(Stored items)

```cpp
typedef struct apt_scene_desc {
    int32_t n_prims, n_objects, n_sources, has_vertex_normal;
    const float*   prims;
    const float*   normals;
    const float*   v_normals;
// ... 133 lines not shown
int apt_bxdf_probe(int32_t device, int32_t n, const int32_t* bxdf_i, const float* bxdf_f, const float* dirs12,
                   float world_ior, int32_t do_sample, uint32_t seed, float* out);
int apt_texture_probe(const apt_scene*, int32_t n, const int32_t* map_obj, const float* uv, float* out3);
int apt_surface_maps_probe(const apt_scene*, int32_t n, const int32_t* prim_first, const float* bary, float* out7);
int apt_medium_probe(int32_t device, int32_t n, const int32_t* med_i, const float* med_f, int32_t mode, const float* in7,
                     uint32_t seed, float* out8);
int apt_volume_probe(int32_t device, int32_t n, const int32_t* vol_i, const float* vol_f, const float* vol_grid, int32_t mode,
                     const float* in10, uint32_t seed, float* out8);
int apt_emitter_probe(const apt_scene*, int32_t n, const float* in11, uint32_t seed, float* out12);
int apt_transient_bin_probe(int32_t device, int32_t n, const float* t, float min_time, float interval, int32_t n_bins, int32_t* out);
int apt_renderer_info(const apt_renderer*, int32_t* spp_batch, int32_t* n_subqueues, int64_t* queue_bytes,
                      int32_t* lds_bytes, const char** shade_variant, int32_t* trace_mode);
int apt_renderer_camera_fused(const apt_renderer*, int32_t* fused);
int apt_renderer_light_strips(const apt_renderer*, int32_t* in_use);
int apt_renderer_record_staged(const apt_renderer*, int32_t* staged);

int apt_measure_sclk_mhz(int32_t device, float* mhz);

const char* apt_last_error(void);
const char* apt_version(void);

#ifdef __cplusplus
}
#endif
#endif
```

Before: 6298.

## Add live-row variants of lean traced shade kernels with wave-uniform RNG windows

Adds staged and camera-fed 'live' variants of the lean Lambertian/point traced shade kernel. They open each vertex through a draw window that is only evaluated when any lane in the wave is still alive. They also run light sampling and scatter on every lane unconditionally rather than behind per-lane alive branches, and update draw counts once per path. The aim is to cut divergence and per-lane branching in the shading rows. The cost is extra code paths and redundant arithmetic on dead lanes. The variants are selected by default when the renderer uses the traced pipeline, with an environment variable to turn them off.

```diff
diff --git a/adapt_amd/_lib.py b/adapt_amd/_lib.py
--- a/adapt_amd/_lib.py
+++ b/adapt_amd/_lib.py
@@ -123,6 +123,7 @@
     "apt_renderer_camera_fused": (C.c_int, [C.c_void_p, i32p]),
     "apt_renderer_light_strips": (C.c_int, [C.c_void_p, i32p]),
     "apt_renderer_record_staged": (C.c_int, [C.c_void_p, i32p]),
+    "apt_renderer_live_rows": (C.c_int, [C.c_void_p, i32p]),
     "apt_measure_sclk_mhz": (C.c_int, [C.c_int32, f32p]),
     "apt_last_error": (C.c_char_p, []),
     "apt_version": (C.c_char_p, []),
diff --git a/adapt_amd/csrc/api.hip b/adapt_amd/csrc/api.hip
--- a/adapt_amd/csrc/api.hip
+++ b/adapt_amd/csrc/api.hip
@@ -33,15 +33,15 @@
 typedef void (*shade_traced_fn)(DevScene, Params, Queues, Counters*, int, int);
 typedef void (*shade_cam_fn)(DevScene, Params, Queues, Counters*, const unsigned long long*);
 typedef void (*shade_tr_fn)(DevScene, Params, Queues, Counters*, ShadeIn, int, int, TransQ);
-struct ShadeVariant { int bm, sm; const char* name; shade_fn fn; shade_tr_fn transient; shade_traced_fn traced; shade_cam_fn traced_cam; shade_traced_fn traced_staged; };
+struct ShadeVariant { int bm, sm; const char* name; shade_fn fn; shade_tr_fn transient; shade_traced_fn traced; shade_cam_fn traced_cam; shade_traced_fn traced_staged, traced_staged_live; shade_cam_fn traced_cam_live; };
 #if APT_FAST
 #define APT_FLAT_FN(...) __VA_ARGS__
 #else
 #define APT_FLAT_FN(...) nullptr
 #endif
 #define APT_TRACED_PAIR(STEM, ...) APT_FLAT_FN(STEM<__VA_ARGS__>), APT_FLAT_FN(STEM##_cam<__VA_ARGS__>)
-#define APT_TRACED_PLAIN(BM, SM, TEX) APT_TRACED_PAIR(k_shade_traced, BM, SM, TEX), nullptr
-#define APT_TRACED_LEAN(BM, SM, TEX) APT_TRACED_PAIR(k_shade_traced_lean, BM, SM), APT_FLAT_FN(k_shade_traced_lean_staged<BM, SM>)
+#define APT_TRACED_PLAIN(BM, SM, TEX) APT_TRACED_PAIR(k_shade_traced, BM, SM, TEX), nullptr, nullptr, nullptr
+#define APT_TRACED_LEAN(BM, SM, TEX) APT_TRACED_PAIR(k_shade_traced_lean, BM, SM), APT_FLAT_FN(k_shade_traced_lean_staged<BM, SM>), APT_FLAT_FN(k_shade_traced_lean_staged_live<BM, SM>), APT_FLAT_FN(k_shade_traced_lean_cam_live<BM, SM>)
 #define APT_SHADE_VARIANT(BM, SM, TEX, NAME, TRACED) {BM, SM, NAME, k_shade<BM, SM, TEX>, k_shade_tr<BM, SM, TEX>, APT_TRACED_##TRACED(BM, SM, TEX)}
 static const ShadeVariant kShadeVariants[] = {
     APT_SHADE_VARIANT(APT_BX_LAMBERTIAN, APT_SRC_POINT, 0, "lambertian/point", LEAN),
@@ -206,6 +206,8 @@
     DevBuf cam_strips;
     int record_stage = 0;
     shade_traced_fn traced_fn = nullptr;
+    int live_rows = 0;
+    shade_cam_fn traced_cam_fn = nullptr;
     int camera_fuse = 0;
     int light_strips = 0;
     Counters host_counters{};
@@ -762,7 +764,10 @@
     p.traced = (r->pipeline == PIPE_TRACED) ? 1 : 0;
     const bool want_stage = !(getenv("APT_RECORD_STAGE") && atoi(getenv("APT_RECORD_STAGE")) == 0);
     r->record_stage = (p.traced && want_stage && r->shade->traced_staged != nullptr) ? 1 : 0;
-    r->traced_fn = r->record_stage ? r->shade->traced_staged : r->shade->traced;
+    const bool want_live = !(getenv("APT_LIVE_ROWS") && atoi(getenv("APT_LIVE_ROWS")) == 0);
+    r->live_rows = (p.traced && want_live && r->shade->traced_staged_live != nullptr && r->shade->traced_cam_live != nullptr) ? 1 : 0;
+    r->traced_fn = r->record_stage ? (r->live_rows ? r->shade->traced_staged_live : r->shade->traced_staged) : r->shade->traced;
+    r->traced_cam_fn = r->live_rows ? r->shade->traced_cam_live : r->shade->traced_cam;
     p.nee_vm = (!c.volumetric && !r->split() && r->trace_mode == TRACE_FLAT && S > 1) ? 1 : 0;
     p.l_planes = (!p.nee_vm && S >= 2 && S <= 4) ? S : 1;
     if (r->pipeline == PIPE_VOLUMETRIC) {
@@ -1317,7 +1322,7 @@
             const unsigned long long* strips = r->cam_strips.as<unsigned long long>();
             int cur = 0, b0 = 0;
             if (r->camera_fuse) {
-                { LaunchTimer t(r, APT_K_SHADE, st); hipLaunchKernelGGL(r->shade->traced_cam, dim3(grid_for(total, r->grid_small, nq)), dim3(BLOCK), 0, st, sc, p, q, cnt, strips); }
+                { LaunchTimer t(r, APT_K_SHADE, st); hipLaunchKernelGGL(r->traced_cam_fn, dim3(grid_for(total, r->grid_small, nq)), dim3(BLOCK), 0, st, sc, p, q, cnt, strips); }
                 { LaunchTimer t(r, APT_K_SHADE, st); hipLaunchKernelGGL(r->traced_fn, dim3(r->grid_fix), dim3(BLOCK), 0, st, sc, p, q, cnt, 0, 0); }
                 cur = 1; b0 = 1;
             } else {
@@ -1941,6 +1946,11 @@
     *out = r->record_stage;
     return APT_OK;
 }
+APT_EXPORT int apt_renderer_live_rows(const apt_renderer* r, int32_t* out) {
+    if (!r || !out) return fail(APT_E_INVALID, "apt_renderer_live_rows: null argument");
+    *out = r->live_rows;
+    return APT_OK;
+}
 APT_EXPORT int apt_renderer_info(const apt_renderer* r, int32_t* spp_batch, int32_t* n_subqueues, int64_t* queue_bytes, int32_t* lds_bytes, const char** shade_variant, int32_t* trace_mode) {
     if (!r) return fail(APT_E_INVALID, "apt_renderer_info: null handle");
     if (spp_batch) *spp_batch = r->spp_batch;
diff --git a/adapt_amd/csrc/shade_stage.hpp b/adapt_amd/csrc/shade_stage.hpp
--- a/adapt_amd/csrc/shade_stage.hpp
+++ b/adapt_amd/csrc/shade_stage.hpp
@@ -223,6 +223,56 @@
     vx.thr = vx.thr * fdiv3(spec, new_pdf);
     return new_d;
 }
+template <int BM, int SM>
+APT_D bool open_vertex_live(const ShadeArgs3* A_, Vertex& vx, DrawWindow& rng, f3 rec_kd, uint32_t pm, int bounce, bool alive, const uint32_t* jitter_tail = nullptr) {
+    static_assert(BM == APT_BX_LAMBERTIAN && !(SM & APT_SRC_AREA), "a draw window serves [roulette] index [index] u1 u2: Lambertian surfaces, emitters that draw nothing");
+    vx.bx.k_d = rec_kd;
+    const uint32_t lp = vx.id & ((1u << (A_->p).pix_bits) - 1u), s = vx.id >> (A_->p).pix_bits;
+    vx.l_off = (s * (uint32_t)(A_->p).npix + lp) << 2;
+    vx.draw0 = (pm >> 8) & 0xffffu;
+    const uint32_t key0 = ((A_->p).world == 1) ? lp : ldq((A_->p).pix_key, lp << 2), ctr0 = (uint32_t)((A_->p).cnt_base + (int)s + 1);
+    bool roulette = false; float mx = 0.f;
+    if ((A_->p).use_rr) { mx = max3(vx.thr); roulette = mx < (A_->p).rr_threshold && bounce >= (A_->p).rr_bounce_th; }
+    else alive = alive && !(max3(vx.thr) < 1e-4f);
+    const bool relight = vx.hit_light >= 0 && (A_->sc).n_sources > 1;
+    const bool have_first = jitter_tail != nullptr && (A_->p).anti_alias != 0;
+    uint32_t c[4] = {0u, 0u, have_first ? jitter_tail[0] : 0u, have_first ? jitter_tail[1] : 0u};
+    const bool live = window_open(rng, key0, (A_->p).seed, ctr0, vx.draw0, roulette, mx, relight, c, have_first, [alive](bool v) { return __any(v && alive) != 0; });
+    if (roulette) vx.thr = vx.thr * srcp(mx + 1e-7f);
+    return alive && live;
+}
+template <int BM, int SM, typename R>
+APT_D LightSample sample_light_live(const ShadeArgs3* A_, Vertex& vx, R& rng, const EmitterGeom& geom, const DevSrc src_only, bool active) {
+    LightSample ls;
+    const int ns = (A_->sc).n_sources;
+    int sidx = rng_int(rng);
+    sidx = (ns == 1) ? 0 : pymod(sidx, ns);
+    float emitter_pdf = (A_->p).inv_ns;
+    if (ns <= 1) active = active && vx.hit_light < 0;
+    else if (vx.hit_light >= 0) {
+        sidx = rng_int(rng);
+        sidx = (ns == 2) ? 0 : pymod(sidx, ns - 1);
+        if (sidx >= vx.hit_light) sidx += 1;
+        emitter_pdf = (A_->p).inv_ns1;
+    }
+    DevSrc src = src_only;
+    if (ns != 1) src = (A_->sc).src[sidx];
+    ls.src = sidx;
+    f3 shadow_int; float direct_pdf;
+    const f3 to_emitter = emitter_sample_hit<SM>(src, geom, vx.hit_point, rng, shadow_int, direct_pdf) - vx.hit_point;
+    ls.dist = fnorm(to_emitter);
+    ls.dir = fdiv3(to_emitter, ls.dist);
+    ls.sampled = active;
+    const f3 direct_spec = surface_eval<BM>(vx.bx, vx.it, vx.d, ls.dir, (A_->sc).world_ior, (A_->p).two_sides);
+    ls.mis_w = 1.0f;
+    if ((A_->p).use_mis && !(src.bool_bits & 0x01)) ls.mis_w = balance(emitter_pdf * direct_pdf, surface_pdf<BM>(vx.bx, vx.it, ls.dir, vx.d, (A_->sc).world_ior, (A_->p).two_sides));
+    ls.poisoned = active && isnan(ls.mis_w);
+    f3 c = (direct_spec * shadow_int) * ls.mis_w;
+    if (ns != 1) c = fdiv3(c, emitter_pdf);
+    ls.contrib = (c * (A_->p).inv_S) * vx.thr;
+    ls.want = active && !ls.poisoned && !(ls.contrib.x == 0.f && ls.contrib.y == 0.f && ls.contrib.z == 0.f);
+    return ls;
+}
 APT_D void shadow_store(const Queues& q, uint32_t so, f3 o, f3 dir, float dist, f3 contrib) {
     st3q(q.sh_o, q.sh_cap, so, o); st3q(q.sh_d, q.sh_cap, so, dir); stq(q.sh_tmax, so, dist); st3q(q.sh_c, q.sh_cap, so, contrib);
 }
@@ -234,9 +284,11 @@
     flush_uniform(t.poison, &cnt->stats[sq][ST_POISON]);
 }
 #if APT_FAST
-template <int BM, int SM, int TEX, bool CAM = false, bool STAGE = false>
+template <int BM, int SM, int TEX, bool CAM = false, bool STAGE = false, bool LIVE_ = false>
 APT_D void shade_traced(args3_ptr A0, Counters* cnt, int cur_, int bounce_, const unsigned long long* strips = nullptr) {
     static_assert(!(CAM && STAGE), "a camera-fed row loads no record");
+    static_assert(!LIVE_ || ((CAM || STAGE) && TEX == 0), "live rows: the staged and the camera-fed form of the lean kernels");
+    constexpr bool LIVE = LIVE_ && APT_DRAW_WINDOW != 0;
     const ShadeArgs3* A_ = args_fresh(A0);
     const int cur = CAM ? 0 : cur_, bounce = CAM ? 0 : bounce_;
     const int nxt = cur ^ 1;
@@ -315,7 +367,49 @@
         f3 Lc = splat3(0.f);
         bool entry = alive;
         float ray_pdf = 1.f;
-        if constexpr (CAM) {
+        if constexpr (CAM && LIVE) {
+            const uint32_t w = (uint32_t)__builtin_amdgcn_readfirstlane((int)(pos >> 6)) * (uint32_t)(A_->p).nq + (uint32_t)sl.q;
+            const uint32_t id_ = w * 64u + lane_id();
+            const bool valid = alive && id_ < cam_total;
+            uint32_t draws = 0;
+            uint32_t jitter_tail[2] = {0u, 0u};
+            const uint32_t lp = id_ % (uint32_t)(A_->p).npix, s = id_ / (uint32_t)(A_->p).npix;
+            int i, j; local_to_global((A_->p), lp, i, j);
+            if (valid) for (int pl = 0; pl < (A_->p).l_planes; pl++) stL((A_->q).L, (A_->p).cap, (id_ << 2) | (uint32_t)pl, splat3(0.f));
+            const f3 dir = camera_ray_dir((A_->p), i, j, s, draws, WINDOW ? jitter_tail : nullptr);
+            vx.id = (s << (A_->p).pix_bits) | lp;
+            if (valid && draws) atomicAdd(&s_draws[threadIdx.x >> 6], draws);
+            const f3 cam_o = mk3((A_->p).cam_t[0], (A_->p).cam_t[1], (A_->p).cam_t[2]);
+            float c_t = 0.f; int c_run = -1, c_idx = -1;
+            if (__any(valid)) c_idx = flat_closest1<true>((A_->sc).flat, cam_o, dir, 1e7f, c_t, c_run, camera_strip_mask((A_->p), strips, w));
+            const bool c_defer = valid && (c_run >= 0 || flat_needs_cull((A_->sc).flat, dir));
+            HitRec hr; int hit_cls = 0;
+            flat_resolve((A_->sc).flat, max(c_idx, 0), c_t, cam_o, dir, hr, hit_cls);
+            { const uint32_t nv = wave_count(valid); t_samples += nv; t_extend += nv; }
+            if (__any(c_defer)) {
+                const int ncls = (A_->q).tr_ncls;
+                const uint32_t dpos = wave_append(c_defer, &cnt->n_tr[0][ncls][sl.q * CNT_PAD]);
+                if (c_defer) {
+                    const uint32_t slot = (A_->q).tr_stage_top ? qbase + (A_->p).subcap - 1u - dpos : (uint32_t)ncls * (A_->p).cap + qbase + dpos, so = slot << 4;
+                    float one = 1.f, far_ = 1e7f, zero = 0.f;
+                    asm volatile("" : "+v"(one), "+v"(far_), "+v"(zero));
+                    stq((A_->q).tr[0][0], so, make_float4(cam_o.x, cam_o.y, cam_o.z, far_));
+                    stq((A_->q).tr[0][1], so, make_float4(dir.x, dir.y, dir.z, __uint_as_float(tr_pack(-1, draws, false))));
+                    stq((A_->q).tr[0][2], so, make_float4(one, one, one, __uint_as_float(vx.id)));
+                    stq((A_->q).tr[0][3], so, make_float4(zero, zero, zero, one));
+                    if ((A_->sc).has_vn || (A_->sc).tex_i != nullptr) { float2 uv_; uv_.x = zero; uv_.y = zero; stq((A_->q).tr_uv[0], slot << 3, uv_); }
+                }
+            }
+            entry = valid && !c_defer;
+            alive = entry && c_idx >= 0 && hr.prim >= 0;
+            vx.o = cam_o; vx.d = dir; vx.thr = splat3(1.f);
+            f3 rec_kd;
+            build_hit((A_->sc), max(hr.prim, 0), hr.t, hr.u, hr.v, vx.o, vx.d, vx.it, vx.hit_light, rec_kd);
+            const bool opened = alive;
+            alive = open_vertex_live<BM, SM>(A_, vx, rng, rec_kd, tr_pack(hr.prim, draws, false), 0, alive, WINDOW ? jitter_tail : nullptr);
+            if (opened && !alive && rng.draw != vx.draw0) atomicAdd(&s_draws[threadIdx.x >> 6], rng.draw - vx.draw0);
+        }
+        if constexpr (CAM && !LIVE) {
             const uint32_t w = (uint32_t)__builtin_amdgcn_readfirstlane((int)(pos >> 6)) * (uint32_t)(A_->p).nq + (uint32_t)sl.q;
             const uint32_t id_ = w * 64u + lane_id();
             const bool valid = alive && id_ < cam_total;
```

YOUR INSTRUCTIONS:
With "threadIdx" as the string to look for, count the matching lines above and give the number by itself.

OUTPUT FOR THIS TASK:
2